Syaikhu menuturkan, bahwa reshuffle merupakan hak prerogatif presiden. Namun dirinya mengingatkan Presiden Jokowi untuk tidak hanya terbatas memilih calon menteri dari kalangan profesional non partai. Menurutnya ada banyak kalangan profesional di dalam partai yang juga memiliki kemampuan baik. Sejumlah hal yang disetujui, pertama, penggabungan sebagian tugas dan fungsi Kementerian Riset dan Teknologi (Kemenristek) ke Kementerian Pendidikan dan Kebudayaan (Kemendikbud) sehingga menjadi Kementerian Pendidikan, Kebudayaan, dan Riset Teknologi.

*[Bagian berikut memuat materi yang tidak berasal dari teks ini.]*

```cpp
int rv_rdo_candidates(const RdoArgs &luma, const RdoArgs &chroma, int hbd, hipStream_t s,
                      bool compound) {
  const unsigned cpairs = (unsigned)(2 * ((chroma.n_tx + 1) / 2));
  if (luma.commit)
    rdo_launch<2>(luma, chroma, hbd, s, cpairs);
  else if (compound)
    rdo_launch<1>(luma, chroma, hbd, s, cpairs);
  else
    rdo_launch<0>(luma, chroma, hbd, s, cpairs);
  RV_HIP_CHECK_LAUNCH();
  return RV_OK;
}

int rv_rdo_args_put(const RdoArgs *h, int n, RdoArgs *dev, hipStream_t s) {
  if (!h || !dev || n < 1 || n > 4) return rv_set_error(RV_EINVAL, "rv_rdo_args_put: bad arguments");
  rdo_args_store_kernel<<<1, 256, 0, s>>>(h[0], h[n > 1 ? 1 : 0], h[n > 2 ? 2 : 0], h[n > 3 ? 3 : 0],
                                          n, dev);
  RV_HIP_CHECK_LAUNCH();
  return RV_OK;
}

int rv_rdo_candidates_list(const RdoArgs *h, const RdoArgs *dev, int nsets, int mode_a, int hbd,
                           hipStream_t s, int max_grid, uint32_t *kp_cnt, unsigned long long *kp_t) {
  if (!h || !dev || nsets < 1 || nsets > 2 || mode_a < 0 || mode_a > 1 || (nsets == 2 && mode_a) ||
      h[0].commit || h[0].bd == 12)
    return rv_set_error(RV_EINVAL, "rv_rdo_candidates_list: bad arguments");
  for (int k = 0; k < 2 * nsets; k++)
    if (!h[k].list || !h[k].count)
      return rv_set_error(RV_EINVAL, "rv_rdo_candidates_list: the sets must be list-driven");
  static const bool phases = getenv("RAV1E_HIP_RDO_PHASES") && getenv("RAV1E_HIP_RDO_PHASES")[0] == '1';
  const int var = kRdoVariant | (phases && max_grid > 0 ? 16 : 0) | (max_grid > 0 ? 32 : 0);
  unsigned full = 0;
  for (int k = 0; k < nsets; k++)
    full += (unsigned)((h[2 * k].n_tx + 3) / 4) +
            ((var & 32) ? (unsigned)(2 * h[2 * k + 1].n_tx + 3) / 4
                        : (unsigned)(2 * ((h[2 * k + 1].n_tx + 1) / 2) + 2) / 3);
  unsigned grid = std::min(full, kF4Pool);
  if (max_grid > 0) grid = std::min(grid, (unsigned)max_grid);
  if (grid == 0) return RV_OK;
#define RV_LIST(PX, MA, MB) \
  rdo_quad_list_kernel<PX, MA, MB><<<grid, 256, 0, s>>>(dev, nsets, var, kp_cnt, kp_t)
  if (hbd) {
    if (nsets == 2) RV_LIST(uint16_t, 0, 1); else if (mode_a) RV_LIST(uint16_t, 1, 1); else RV_LIST(uint16_t, 0, 0);
  } else {
    if (nsets == 2) RV_LIST(uint8_t, 0, 1); else if (mode_a) RV_LIST(uint8_t, 1, 1); else RV_LIST(uint8_t, 0, 0);
  }
#undef RV_LIST
  RV_HIP_CHECK_LAUNCH();
  return RV_OK;
}

int rv_rdo_intra(const RdoArgs &luma, const RdoArgs &chroma, int hbd, hipStream_t s) {
  const unsigned cpairs = (unsigned)(2 * ((chroma.n_tx + 1) / 2));
  rdo_launch<3>(luma, chroma, hbd, s, cpairs);
  RV_HIP_CHECK_LAUNCH();
  return RV_OK;
}

int rv_rdo_blocks2(const RdoArgs &l, const RdoArgs &c, int nl, int nc, int hbd, hipStream_t s,
                   int mode) {
  if (nl == 32 && nc == 16) rdo_small2_launch<32, 16>(l, c, hbd, s, mode);
  else if (nl == 16 && nc == 8) rdo_small2_launch<16, 8>(l, c, hbd, s, mode);
  else if (nl == 8 && nc == 4) rdo_small2_launch<8, 4>(l, c, hbd, s, mode);
  else if (nl == 32 && nc == 32) rdo_small2_launch<32, 32>(l, c, hbd, s, mode);
  else if (nl == 16 && nc == 16) rdo_small2_launch<16, 16>(l, c, hbd, s, mode);
  else if (nl == 8 && nc == 8) rdo_small2_launch<8, 8>(l, c, hbd, s, mode);
  else return rv_set_error(RV_EINVAL, "rv_rdo_blocks2: sizes");
  RV_HIP_CHECK_LAUNCH();
  return RV_OK;
}

int rv_rdo_blocks(const RdoArgs &a, bool luma, int nplanes, int n_tx_size, int hbd,
                  hipStream_t s, int mode) {
  if (luma) {
    if (n_tx_size == 32) rdo_small_launch<32, true>(a, nplanes, hbd, s, mode);
    else if (n_tx_size == 16) rdo_small_launch<16, true>(a, nplanes, hbd, s, mode);
    else if (n_tx_size == 8) rdo_small_launch<8, true>(a, nplanes, hbd, s, mode);
    else return rv_set_error(RV_EINVAL, "rv_rdo_blocks: luma size");
// ... 32 lines not shown
```

### rav1e_amd/csrc/rv_replay_frame.hip

```cpp
#include "rv_replay.h"

namespace rv {

struct CandCost {
  double rs, rn;
  uint64_t ds, dn;
  int live;
};
__device__ inline CandCost cand_cost(const CandGeo &cg, double lambda, double ds_u, double ds_v,
                                     const rv_fs_result *sub, const uint64_t *lout,
                                     const uint64_t *uout, const uint64_t *vout, int ntx_c, int sb,
                                     int c) {
  CandCost k{0.0, 0.0, 0, 0, 0};
  const int ns = cg.R * cg.M;
  rv_mv mv;
  if (c < ns ? !cand_live(cg, sub, sb, c, &mv) : !comp_live(cg, sub, sb, c - ns)) return k;
  k.live = 1;
  const int64_t o = (int64_t)c * cg.nsb + sb;
  uint64_t su = 0, sv = 0, nu = 0, nv = 0;
  uint32_t rate = (uint32_t)lout[o * 3 + 2];
  for (int j = 0; j < ntx_c; j++) {
    const int64_t t = (o * ntx_c + j) * 3;
    su += uout[t];
    sv += vout[t];
// ... 972 lines not shown
      return rv_diamond_search_multi(&cur.hres, refs_h, g.R, r->jobs_half[lv], nr * 4, 16, 16, 0, 0,
                                     0, g.bd, r->half, nullptr, nullptr, st);
    RV_H(hipMemcpyAsync(r->half, r->half_l, (size_t)nr * g.R * 4 * sizeof(rv_fs_result),
                        hipMemcpyDeviceToDevice, st));
    fill_preds_kernel<<<(nr * g.R + 255) / 256, 256, 0, st>>>(r->jobs_full[lv], r->src_full,
                                                              nr * g.R, r->coarse, r->half, 0);
    return RV_OK;
  }

  int round0() {
    const bool with_lv = place == LvPlace::kRound0;
    if (f4_list) RV_R(rv_rdo_args_put(f4h, cg.comp ? 4 : 2, r->f4_args, st));
    RV_R(rv_diamond_search_multi(&cur.y, refs_y, g.R, r->jobs_full[lv], nr, 64, 64, 0, 0, 0, g.bd,
                                 r->full, ev_full, &to_sub, st, act));
    RV_R(ev(kEvF3Full));
    RV_R(kp.open(st));
    RV_R(rv_diamond_search_multi(&cur.y, refs_y, g.R, r->jobs_sub[lv], nr, 64, 64, 1,
                                 r->s6 ? 1 : 0, 0, g.bd, r->sub, ev_sub, nullptr, st, act, nullptr,
                                 nullptr, 1, nullptr, 0, kp.acc(0), kp.ts()));
    RV_R(kp.close(st));
    if (with_lv) RV_R(lv_me(st));
    const CandKeys keys0{r->cand_key, (uint32_t)(r->coded + 1), 0};
    cand_list_kernel<<<(nsingle + 255) / 256, 256, 0, st>>>(cg, r->sub, nsingle, r->cand_list,
                                                            r->cand_count, act, keys0);
    if (with_lv) lv_lists(st, false);
    if (cg.comp) {
      comp_list_kernel<<<(g.nsb * cg.comp + 255) / 256, 256, 0, st>>>(
          cg, r->sub, nsingle, r->cand_list + nsingle, r->cand_count + 1, act, keys0);
      if (with_lv) lv_lists(st, true);
    }
    RV_R(ev(kEvF3Sub));
    if (f4_list) {
      RV_R(kp.open(st, 1));
      RV_R(rv_rdo_candidates_list(f4h, r->f4_args, 1, 0, g.hbd, st, 0, kp.acc(1), kp.ts(1)));
      RV_R(kp.close(st, 1));
    } else
      RV_R(rv_rdo_candidates(f4h[0], f4h[1], g.hbd, st));
    if (with_lv) RV_R(lv_rdo(st));
    RV_R(ev(kEvF4Single));
    if (cg.comp) {
      if (f4_list) {
        RV_R(kp.open(st, 1));
        RV_R(rv_rdo_candidates_list(f4h + 2, r->f4_args + 2, 1, 1, g.hbd, st, 0, kp.acc(1), kp.ts(1)));
        RV_R(kp.close(st, 1));
      } else
        RV_R(rv_rdo_candidates(f4h[2], f4h[3], g.hbd, st, true));
      if (with_lv) RV_R(lv_rdo_comp(st));
    }
    RV_R(ev(kEvF4Comp));
    score_wave_kernel<<<(g.nsb + 3) / 4, 256, 0, st>>>(
        g, cg, L.lambda, L.ds[1], L.ds[2], r->sub, r->l_out, r->c_out, r->c_out + nct * 3, ntx_c,
        r->win, r->coarse, r->half, r->full, r->look, r->half_l, r->words, r->cand_count,
        r->tail + 2, r->cand_evals + 2 * slot * kLevels, r->leaf_count, nullptr, nullptr,
        r->exact ? r->dec_lv[lv] : nullptr, 0);
    return RV_OK;
  }

  int round_of(uint32_t q) {
    const int32_t *acnt = slot_cnt(q);
    int lg = q == q_first ? nr * g.R : 0;
    const int hint = q == q_first ? -1 : r->rr.last_count;
    const int hsb = hint >= 0 ? std::max(2 * hint, 16) : 0;
    int f4_grid = 0;
    if (hsb) {
      lg = std::min(hsb * g.R, 512);
      f4_grid = std::min(6 * hsb, 1024);
    }
    RV_R(kp.open(st));
    RV_R(rv_diamond_f2_f3(&cur.hres, refs_h, r->jobs_half[lv], r->half, ma.f2dirty, &cur.y,
                          refs_y, r->jobs_full[lv], r->full, ma.f3dirty, &to_sub, g.R, nr, g.bd,
                          mvl(q), acnt, lg, st, r->jobs_sub[lv], r->sub, kp.acc(0), kp.ts()));
    RV_R(kp.close(st));
    const int rg = hsb ? std::min(kRoundGrid, std::max((14 * hsb + 255) / 256, (hsb + 3) / 4))
                       : kRoundGrid;
    round_lists_kernel<<<rg, 256, 0, st>>>(
        cg, r->sub, nsingle, r->cand_list, r->cand_count, mvl(q), acnt,
        CandKeys{r->cand_key, (uint32_t)(r->coded + 1), 1});
    if (f4_list) {
      RV_R(kp.open(st, 1));
      RV_R(rv_rdo_candidates_list(f4h, r->f4_args, cg.comp ? 2 : 1, 0, g.hbd, st, f4_grid,
                                  kp.acc(1), kp.ts(1)));
      RV_R(kp.close(st, 1));
    } else {
      RV_R(rv_rdo_candidates(f4h[0], f4h[1], g.hbd, st));
      if (cg.comp) RV_R(rv_rdo_candidates(f4h[2], f4h[3], g.hbd, st, true));
    }
    score_wave_kernel<<<rg, 256, 0, st>>>(
        g, cg, L.lambda, L.ds[1], L.ds[2], r->sub, r->l_out, r->c_out, r->c_out + nct * 3, ntx_c,
        r->win, r->coarse, r->half, r->full, r->look, r->half_l, r->words, r->cand_count, nullptr,
        nullptr, nullptr, mvl(q), acnt, r->dec_lv[lv], 1);
    return RV_OK;
  }

  int mv_rounds_run(const uint8_t *iwas, bool *changed) {
    mv_runs++;
    q_first = r->rr.seq;
    ma.init = 0;
    ma.iwas = iwas;
    return run_rounds(
        r->rr, st, budget, [this](uint32_t q) { return check(q); },
        [this](uint32_t q) { return round_of(q); }, &r->mv_round_sum, &r->mv_reeval, changed,
        "mvref", ncoded, lv);
  }
  int rounds() {
    RV_R(join_edge_scores());
    ma.hq = r->half;
    ma.edge_ok = 1;
    tr.r0 = HostTrace::now();
    RV_R(mv_rounds_run(nullptr, nullptr));
    tr.mv = HostTrace::now();
    return RV_OK;
  }

  PartArgs part_args() const {
// ... 258 lines not shown
```

Baseline: 179.0.

## Add latency-mode F4 list kernel with lower wave occupancy and branchless MV stacks

Adds a latency variant of the RDO candidate list kernel, used for 8-bit non-first motion rounds. It compiles with amdgpu_waves_per_eu(2) instead of 4 and caps the grid at 768 workgroups instead of 1024. That variant also builds the neighbour MV stacks branchlessly through a templated BV path, which computes both candidates and selects between them rather than branching. The aim is to give each wave more registers and cut divergence and latency in the small later rounds, at the cost of fewer concurrent waves.

```diff
diff --git a/rav1e_amd/csrc/rv_chain.h b/rav1e_amd/csrc/rv_chain.h
--- a/rav1e_amd/csrc/rv_chain.h
+++ b/rav1e_amd/csrc/rv_chain.h
@@ -60,7 +60,13 @@
 };
 
 __host__ __device__ inline bool mv_eq(rv_mv a, rv_mv b) { return a.row == b.row && a.col == b.col; }
-
+__host__ __device__ inline rv_mv mv_if(bool c, const rv_mv &m) {
+  rv_mv r{0, 0};
+  if (c) r = m;
+  return r;
+}
+
+template <bool BV = false>
 __host__ __device__ inline int cand_stack(const CandGeo &g, const rv_fs_result *sub, int sb,
                                           int k, rv_mv &s0, rv_mv &s1) {
   if (g.stk) {
@@ -73,6 +79,13 @@
   const int fx = g.tx0 + sx, fy = g.ty0 + sy;
   const bool up = sy > 0 && fy % g.ths != 0, left = sx > 0 && fx % g.tws != 0;
   const rv_mv zero{0, 0};
+  if constexpr (BV) {
+    const rv_mv a = mv_if(up, sub[k * g.nsb + sb - g.tw].best_mv);
+    const rv_mv l = mv_if(left, sub[k * g.nsb + sb - 1].best_mv);
+    s0 = up ? a : l;
+    s1 = up ? l : zero;
+    return up ? (left && !mv_eq(l, a) ? 2 : 1) : left ? 1 : 0;
+  }
   const rv_mv a = up ? sub[k * g.nsb + sb - g.tw].best_mv : zero;
   const rv_mv l = left ? sub[k * g.nsb + sb - 1].best_mv : zero;
   if (up) {
@@ -85,6 +98,7 @@
   return left ? 1 : 0;
 }
 
+template <bool BV = false>
 __host__ __device__ inline int comp_stack(const CandGeo &g, const rv_fs_result *sub, int sb,
                                           rv_mv &e00, rv_mv &e01, rv_mv &e10, rv_mv &e11) {
   if (g.stk) {
@@ -99,8 +113,14 @@
   const int fx = g.tx0 + sx, fy = g.ty0 + sy;
   const bool up = sy > 0 && fy % g.ths != 0, left = sx > 0 && fx % g.tws != 0;
   const rv_mv zero{0, 0};
-  const rv_mv a0 = up ? sub[sb - g.tw].best_mv : zero, a1 = up ? sub[g.nsb + sb - g.tw].best_mv : zero;
-  const rv_mv l0 = left ? sub[sb - 1].best_mv : zero, l1 = left ? sub[g.nsb + sb - 1].best_mv : zero;
+  rv_mv a0, a1, l0, l1;
+  if constexpr (BV) {
+    a0 = mv_if(up, sub[sb - g.tw].best_mv), a1 = mv_if(up, sub[g.nsb + sb - g.tw].best_mv);
+    l0 = mv_if(left, sub[sb - 1].best_mv), l1 = mv_if(left, sub[g.nsb + sb - 1].best_mv);
+  } else {
+    a0 = up ? sub[sb - g.tw].best_mv : zero, a1 = up ? sub[g.nsb + sb - g.tw].best_mv : zero;
+    l0 = left ? sub[sb - 1].best_mv : zero, l1 = left ? sub[g.nsb + sb - 1].best_mv : zero;
+  }
   e10 = e11 = zero;
   if (up) {
     e00 = a0;
@@ -117,10 +137,11 @@
   return left ? 1 : 0;
 }
 
+template <bool BV = false>
 __host__ __device__ inline void comp_mvs(const CandGeo &g, const rv_fs_result *sub, int sb, int m,
                                          rv_mv *mv0, rv_mv *mv1) {
   rv_mv e00, e01, e10, e11;
-  const int n = comp_stack(g, sub, sb, e00, e01, e10, e11);
+  const int n = comp_stack<BV>(g, sub, sb, e00, e01, e10, e11);
   const rv_mv zero{0, 0};
   const rv_mv me0 = sub[sb].best_mv, me1 = sub[g.nsb + sb].best_mv;
   const rv_mv n00 = n >= 1 ? e00 : zero, n01 = n >= 1 ? e01 : zero;
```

Kedua, Rapat Pengganti Bamus DPR juga menyepakati pembentukan Kementerian Investasi untuk meningkatkan investasi dan penciptaan lapangan pekerjaan. Sementara itu, Tenaga Ahli Utama Kedeputian Kantor Staf Presiden, Ali Mochtar Ngabalin menyampaikan, Presiden Jokowi akan melakukan perombakan susunan kabinetnya dalam waktu dekat. Ngabalin mengatakan Presiden Jokowi akan melantik menteri baru, yaitu Menteri DIKBUD/RISTEK, dan Menteri Investasi/Kepala BKPM.( Harian Aceh.co 15/4/2021).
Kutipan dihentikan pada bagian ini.